Curr Oncol. 2023 Mar 7;30(3):3111-3137. doi: 10.3390/curroncol30030236.
Anastomotic leakage (AL) remains one of the most severe complications following colorectal cancer (CRC) surgery. Indeed, leaks that may occur after any type of intestinal anastomosis are commonly associated with a higher reoperation rate and an increased risk of postoperative morbidity and mortality. At first, our review aims to identify specific preoperative, intraoperative and perioperative factors that eventually lead to the development of anastomotic dehiscence based on the current literature. We will also investigate the role of several biomarkers in predicting the presence of ALs following colorectal surgery. Despite significant improvements in perioperative care, advances in surgical techniques, and a high index of suspicion of this complication, the incidence of AL remained stable during the last decades. Thus, gaining a better knowledge of the risk factors that influence the AL rates may help identify high-risk surgical patients requiring more intensive perioperative surveillance. Furthermore, prompt diagnosis of this severe complication may help improve patient survival. To date, several studies have identified predictive biomarkers of ALs, which are most commonly associated with the inflammatory response to colorectal surgery. Interestingly, early diagnosis and evaluation of the severity of this complication may offer a significant opportunity to guide clinical judgement and decision-making.
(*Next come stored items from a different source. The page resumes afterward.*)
template <int EPT, int NO, bool GAINS = false>
__global__ void __launch_bounds__(NT, (NO == 1 && EPT <= 17) ? 2 : 1)
limiter_kernel(mgb_limiter_params lp, LimiterGeom gm, const float2* __restrict__ in, float2* __restrict__ out,
               long long frames, const double* __restrict__ pre_gain, const double* __restrict__ post_gain,
               const int* __restrict__ engaged, int* __restrict__ ticket, LookbackWord* __restrict__ slots,
               const unsigned char* __restrict__ tables) {
    constexpr int HC = CORE_EPT + NO;
    constexpr int CAP = EPT * NT;
    MGB_DYN_SMEM(smem);
    double* Fd = reinterpret_cast<double*>(smem);
    float* Aenv = reinterpret_cast<float*>(smem) + CAP;
    float* G = reinterpret_cast<float*>(smem + (size_t)CAP * 8) + gm.margin;
    float* Wk = G + CAP + gm.margin;
    __shared__ float blockmax[NT];
    __shared__ ScanPow pw_att;
    __shared__ SectionTab<1> pw_sec[2];
    __shared__ double scratch_a[32 * NO], scratch_b[32 * NO];
    __shared__ double bcast[2 + 2 * NO];
    __shared__ int chunk_s;
    const ScanPow* pow_att = &pw_att;
    const SectionTab<NO>* sec_global = reinterpret_cast<const SectionTab<NO>*>(tables + sizeof(ScanPow));
    const SectionTab<NO>* tab_hold = NO == 1 ? reinterpret_cast<const SectionTab<NO>*>(&pw_sec[0]) : sec_global;
    const SectionTab<NO>* tab_rel = NO == 1 ? reinterpret_cast<const SectionTab<NO>*>(&pw_sec[1]) : sec_global + 1;

    const int tid = threadIdx.x;
    int chunk = blockIdx.x;
    if (gm.use_ticket) {
        if (tid == 0) chunk_s = atomicAdd(ticket, 1);
        __syncthreads();
        chunk = chunk_s;
    }
    const long long s0 = (long long)chunk * LC;
    const int core_n = (int)((s0 + LC < frames) ? LC : frames - s0);
    const int reach = gm.reach, hold = gm.hold, HL = gm.left, FL = gm.filt;
    const long long ga = s0 - HL - reach;
    const int cidx = HL + reach;
    const int vlo = ga < 0 ? (int)(-ga) : 0;
    const int vhi = (frames - ga < (long long)gm.span) ? (int)(frames - ga) : gm.span;
    const double thr = lp.threshold;

    float2 v[EPT];
    {
        const float2* base = in + ga;
#pragma unroll
        for (int k = 0; k < EPT; ++k) {
            const int i = tid + k * NT;
            v[k] = (i >= vlo && i < vhi) ? __ldg(base + i) : make_float2(0.0f, 0.0f);
        }
    }
    const double pre = pre_gain ? *pre_gain : 1.0;
    const double post = post_gain ? *post_gain : 1.0;
    const double scale = pre * post;
    const bool bypass = engaged && *engaged == 0;
    {
        const double* src = reinterpret_cast<const double*>(tables);
        double* dst = reinterpret_cast<double*>(&pw_att);
        for (int i = tid; i < (int)(sizeof(ScanPow) / sizeof(double)); i += NT) dst[i] = src[i];
        if (NO == 1) {
            src += sizeof(ScanPow) / sizeof(double);
            dst = reinterpret_cast<double*>(pw_sec);
            for (int i = tid; i < (int)(2 * sizeof(SectionTab<1>) / sizeof(double)); i += NT) dst[i] = src[i];
        }
    }
    if (bypass) {
        for (int k = tid; k < core_n; k += NT) {
            const float2 w = in[s0 + k];
            out[s0 + k] = make_float2((float)((double)w.x * pre * post), (float)((double)w.y * pre * post));
        }
        return;
    }
    for (int i = tid; i < gm.margin; i += NT) {
        G[-1 - i] = 0.0f;
        G[CAP + i] = 0.0f;
    }
#pragma unroll
    for (int k = 0; k < EPT; ++k) {
        const double a = (double)fmaxf(fabsf(v[k].x), fabsf(v[k].y)) * pre;
        const double over = a - thr;
        float g = 0.0f;
        if (over > 0.0) g = __fdiv_rn((float)over, (float)a);
        G[tid + k * NT] = g;
    }
    __syncthreads();

    float hc[HC];
    {
        float* PF = reinterpret_cast<float*>(smem);
        float* SF = Wk;
        float x[EPT];
        const int base = tid * EPT;
#pragma unroll
        for (int e = 0; e < EPT; ++e) x[e] = G[base + e];
        float run = 0.0f;
#pragma unroll
        for (int e = 0; e < EPT; ++e) {
            run = fmaxf(run, x[e]);
            PF[base + e] = run;
        }
        blockmax[tid] = run;
        run = 0.0f;
#pragma unroll
        for (int e = EPT - 1; e >= 0; --e) {
            run = fmaxf(run, x[e]);
            SF[base + e] = run;
        }
        __syncthreads();
        auto whole_blocks = [&](int a, int b) -> float {
            float m = 0.0f;
            for (int q = a; q <= b; ++q) m = fmaxf(m, blockmax[q]);
            return m;
        };
        auto window = [&](int l, int r, int br, float pr) -> float {
            const int bl = l / EPT;
            if (bl == br) {
                float m = 0.0f;
                for (int i = l; i <= r; ++i) m = fmaxf(m, G[i]);
                return m;
            }
            float m = fmaxf(SF[l], pr);
            if (br - bl > 1) m = fmaxf(m, whole_blocks(bl + 1, br - 1));
            return m;
        };
        auto gat = [&](int i) -> float { return G[i]; };
        if (gm.shared_core) {
            float la[EPT], rt[EPT];
#pragma unroll
            for (int e = 0; e < EPT - 1; ++e) {
                la[e] = gat(base - reach + e);
                rt[e + 1] = gat(base + reach + 1 + e);
            }
            la[EPT - 1] = rt[0] = 0.0f;
#pragma unroll
            for (int e = EPT - 2; e >= 0; --e) la[e] = fmaxf(la[e], la[e + 1]);
#pragma unroll
            for (int e = 1; e < EPT; ++e) rt[e] = fmaxf(rt[e], rt[e - 1]);
            const int r = min(base + reach, CAP - 1);
            const float core = window(max(base + EPT - 1 - reach, 0), r, r / EPT, PF[r]);
#pragma unroll
            for (int e = 0; e < EPT; ++e) Aenv[base + e] = fmaxf(core, fmaxf(la[e], rt[e]));
        } else {
#pragma unroll
            for (int e = 0; e < EPT; ++e) {
                const int i = base + e;
                const int r = min(i + reach, CAP - 1);
                Aenv[i] = window(max(i - reach, 0), r, r / EPT, PF[r]);
            }
        }
        const int bh = cidx + tid * CORE_EPT - NO;
        if (gm.shared_core) {
            float lh[HC], rh[HC];
#pragma unroll
            for (int e = 0; e < HC - 1; ++e) {
                lh[e] = gat(bh - reach - hold + 1 + e);
                rh[e + 1] = gat(bh + reach + 1 + e);
            }
            lh[HC - 1] = rh[0] = 0.0f;
#pragma unroll
            for (int e = HC - 2; e >= 0; --e) lh[e] = fmaxf(lh[e], lh[e + 1]);
#pragma unroll
            for (int e = 1; e < HC; ++e) rh[e] = fmaxf(rh[e], rh[e - 1]);
            const int r = min(bh + reach, CAP - 1);
            const float core = window(max(bh + HC - reach - hold, 0), r, r / EPT, PF[r]);
#pragma unroll
            for (int e = 0; e < HC; ++e) hc[e] = fmaxf(core, fmaxf(lh[e], rh[e]));
        } else {
#pragma unroll
            for (int e = 0; e < HC; ++e) {
                const int r = min(bh + e + reach, CAP - 1);
                hc[e] = window(max(bh + e - reach - hold + 1, 0), r, r / EPT, PF[r]);
            }
        }
#pragma unroll
        for (int e = 0; e < HC; ++e)
            if (bh + e < vlo) hc[e] = 0.0f;
    }

    LookbackWord* slot_hold = slots + (long long)chunk * (2 * NO);
    LookbackWord* slot_rel = slot_hold + NO;
    double hold_y[CORE_EPT];
    StVec<NO> hold_carry;
    float* Hown = Wk + tid * HC;
    {
#pragma unroll
        for (int e = 0; e < CORE_EPT; ++e) {
            double acc = lp.hold_b[0] * (double)hc[e + NO];
#pragma unroll
            for (int i = 1; i <= NO; ++i) acc += lp.hold_b[i] * (double)hc[e + NO - i];
#pragma unroll
            for (int i = 1; i <= NO; ++i)
                if (e - i >= 0) acc -= lp.hold_a[i] * hold_y[e - i];
            hold_y[e] = acc;
        }
        StVec<NO> end;
#pragma unroll
        for (int i = 0; i < NO; ++i) end.v[i] = hold_y[CORE_EPT - 1 - i];
        hold_carry = section_scan<NO>(end, tab_hold, scratch_a);
        if (tid == NT - 1) {
            st_addmul<NO>(end, tab_hold->ql[1], hold_carry);
            publish_state<NO>(slot_hold, end, 1);
        }
#pragma unroll
        for (int e = 0; e < HC; ++e) Hown[e] = hc[e];
    }

    const double c = lp.attack_c;
    const bool edge_l = vlo > reach, edge_r = vhi < reach + FL;
    if (edge_l || edge_r) {
        const int i0 = vlo, iL = vhi - 1;
        float fix[EPT];
#pragma unroll
        for (int k = 0; k < EPT; ++k) {
            const int i = tid + k * NT;
            fix[k] = Aenv[i];
            if (i < vlo) {
                const int d = (vlo - i < 6) ? vlo - i : 6;
                fix[k] = 2.0f * Aenv[i0] - Aenv[i0 + d];
            } else if (i >= vhi) {
                const int d = (i - iL < 6) ? i - iL : 6;
                fix[k] = 2.0f * Aenv[iL] - Aenv[iL - d];
            }
        }
        __syncthreads();
#pragma unroll
        for (int k = 0; k < EPT; ++k) Aenv[tid + k * NT] = fix[k];
        __syncthreads();
    }
    {
        double y[EPT];
        double acc = 0.0;
#pragma unroll
        for (int e = 0; e < EPT; ++e) {
            acc = (1.0 - c) * (double)Aenv[tid * EPT + e] + c * acc;
            y[e] = acc;
        }
        const double c0 = (double)Aenv[0];
        const double carry = scan_carry(acc, pow_att, c0, scratch_b);
#pragma unroll
        for (int e = 0; e < EPT; ++e) y[e] += pow_att->pe[e + 1] * carry;
        if (edge_r) {
            const int ilast = (int)(frames + 5 - ga);
            if (ilast < CAP - 1) {
#pragma unroll
                for (int e = 0; e < EPT; ++e)
                    if (tid * EPT + e == ilast) bcast[1] = y[e];
                __syncthreads();
                const double held = bcast[1];
#pragma unroll
                for (int e = 0; e < EPT; ++e)
                    if (tid * EPT + e > ilast) y[e] = held;
                __syncthreads();
            }
        }
        if (tid == NT - 1) bcast[1] = y[EPT - 1];
        acc = 0.0;
#pragma unroll
        for (int e = EPT - 1; e >= 0; --e) {
            acc = (1.0 - c) * y[e] + c * acc;
            y[e] = acc;
        }
        const double back = scan_carry_rev(acc, pow_att, &bcast[1], scratch_a);
#pragma unroll
        for (int e = 0; e < EPT; ++e) {
            const int i = tid * EPT + e;
            if (i >= cidx && i < cidx + LC) {
                const float att = (float)(y[e] + pow_att->pe[EPT - e] * back);
                G[i] = GAINS ? att : fmaxf(G[i], att);
            }
        }
    }

    if (tid < 32) {
        const StVec<NO> cin = lookback<NO>(slots, chunk, tab_hold);
        if (tid == 0) {
#pragma unroll
            for (int i = 0; i < NO; ++i) bcast[2 + i] = cin.v[i];
        }
    }
    __syncthreads();
    StVec<NO> hold_prev;
    {
        StVec<NO> cin;
#pragma unroll
        for (int i = 0; i < NO; ++i) cin.v[i] = bcast[2 + i];
        hold_prev = section_lead<NO>(tab_hold, cin);
#pragma unroll
        for (int i = 0; i < NO; ++i) hold_prev.v[i] += hold_carry.v[i];
#pragma unroll
        for (int e = 0; e < CORE_EPT; ++e)
#pragma unroll
            for (int i = 0; i < NO; ++i) hold_y[e] += tab_hold->pe[e][i] * hold_prev.v[i];
        if (tid == NT - 1 && gm.publish_inclusive) {
            StVec<NO> end;
#pragma unroll
            for (int i = 0; i < NO; ++i) end.v[i] = hold_y[CORE_EPT - 1 - i];
            publish_state<NO>(slot_hold, end, 2);
        }
    }

    {
        double rel_y[CORE_EPT];
        double win[HC];
#pragma unroll
        for (int i = 0; i < NO; ++i) win[i] = fmax((double)Hown[i], hold_prev.v[NO - 1 - i]);
#pragma unroll
        for (int e = 0; e < CORE_EPT; ++e) win[NO + e] = fmax((double)Hown[NO + e], hold_y[e]);
#pragma unroll
        for (int e = 0; e < CORE_EPT; ++e) {
            double acc = lp.release_b[0] * win[e + NO];
#pragma unroll
            for (int i = 1; i <= NO; ++i) acc += lp.release_b[i] * win[e + NO - i];
#pragma unroll
            for (int i = 1; i <= NO; ++i)
                if (e - i >= 0) acc -= lp.release_a[i] * rel_y[e - i];
            rel_y[e] = acc;
        }
        StVec<NO> end;
#pragma unroll
        for (int i = 0; i < NO; ++i) end.v[i] = rel_y[CORE_EPT - 1 - i];
        StVec<NO> rel_prev = section_scan<NO>(end, tab_rel, scratch_b);
        if (tid == NT - 1) {
            st_addmul<NO>(end, tab_rel->ql[1], rel_prev);
            publish_state<NO>(slot_rel, end, 1);
        }
        if (tid < 32) {
            const StVec<NO> cr = lookback<NO>(slots + NO, chunk, tab_rel);
            if (tid == 0) {
#pragma unroll
                for (int i = 0; i < NO; ++i) bcast[2 + NO + i] = cr.v[i];
            }
        }
        __syncthreads();
        {
            StVec<NO> cin;
#pragma unroll
            for (int i = 0; i < NO; ++i) cin.v[i] = bcast[2 + NO + i];
            const StVec<NO> lead = section_lead<NO>(tab_rel, cin);
#pragma unroll
            for (int i = 0; i < NO; ++i) rel_prev.v[i] += lead.v[i];
        }
#pragma unroll
        for (int e = 0; e < CORE_EPT; ++e) {
#pragma unroll
            for (int i = 0; i < NO; ++i) rel_y[e] += tab_rel->pe[e][i] * rel_prev.v[i];
            const int i = cidx + tid * CORE_EPT + e;
            const double g_rel = fmax(hold_y[e], rel_y[e]);
            Fd[tid * CORE_EPT + e] = GAINS ? g_rel : 1.0 - fmax((double)G[i], g_rel);
        }
        if (tid == NT - 1 && gm.publish_inclusive) {
#pragma unroll
            for (int i = 0; i < NO; ++i) end.v[i] = rel_y[CORE_EPT - 1 - i];
            publish_state<NO>(slot_rel, end, 2);
        }
    }
    if (GAINS) __syncthreads();
    else __syncwarp();

    {
        const int wbase = (tid >> 5) * (32 * CORE_EPT) + (tid & 31);
        float2 v[CORE_EPT];
#pragma unroll
        for (int q = 0; q < CORE_EPT; ++q) {
            const int k = wbase + q * 32;
            v[q] = k < core_n ? __ldg(in + s0 + k) : make_float2(0.0f, 0.0f);
        }
#pragma unroll
        for (int q = 0; q < CORE_EPT; ++q) {
            const int k = wbase + q * 32;
            if (k < core_n) {
                if (GAINS) {
                    out[s0 + k] = make_float2(G[cidx + k], (float)Fd[k]);
                } else {
                    const double gain = Fd[k] * scale;
                    out[s0 + k] = make_float2((float)((double)v[q].x * gain), (float)((double)v[q].y * gain));
                }
            }
        }
    }
}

吻合口漏(AL)仍然是结直肠癌(CRC)手术后最严重的并发症之一。事实上,任何类型的肠吻合术后发生的漏口通常与更高的再次手术率以及术后发病率和死亡率增加有关。首先,我们的综述旨在根据现有文献确定导致吻合口裂开的特定术前、术中及围手术期因素。我们还将研究几种生物标志物在预测结直肠手术后 AL 存在中的作用。尽管围手术期护理、手术技术的进步以及对这种并发症的高度警惕有了显著改善,但在过去几十年中,AL 的发生率仍保持稳定。因此,更好地了解影响 AL 发生率的危险因素可能有助于确定需要更密切围手术期监测的高危手术患者。此外,及时诊断这种严重并发症可能有助于提高患者的生存率。迄今为止,已有多项研究确定了 AL 的预测性生物标志物,这些标志物最常与结直肠手术后的炎症反应有关。有趣的是,早期诊断和评估这种并发症的严重程度可能为指导临床判断和决策提供重要机会。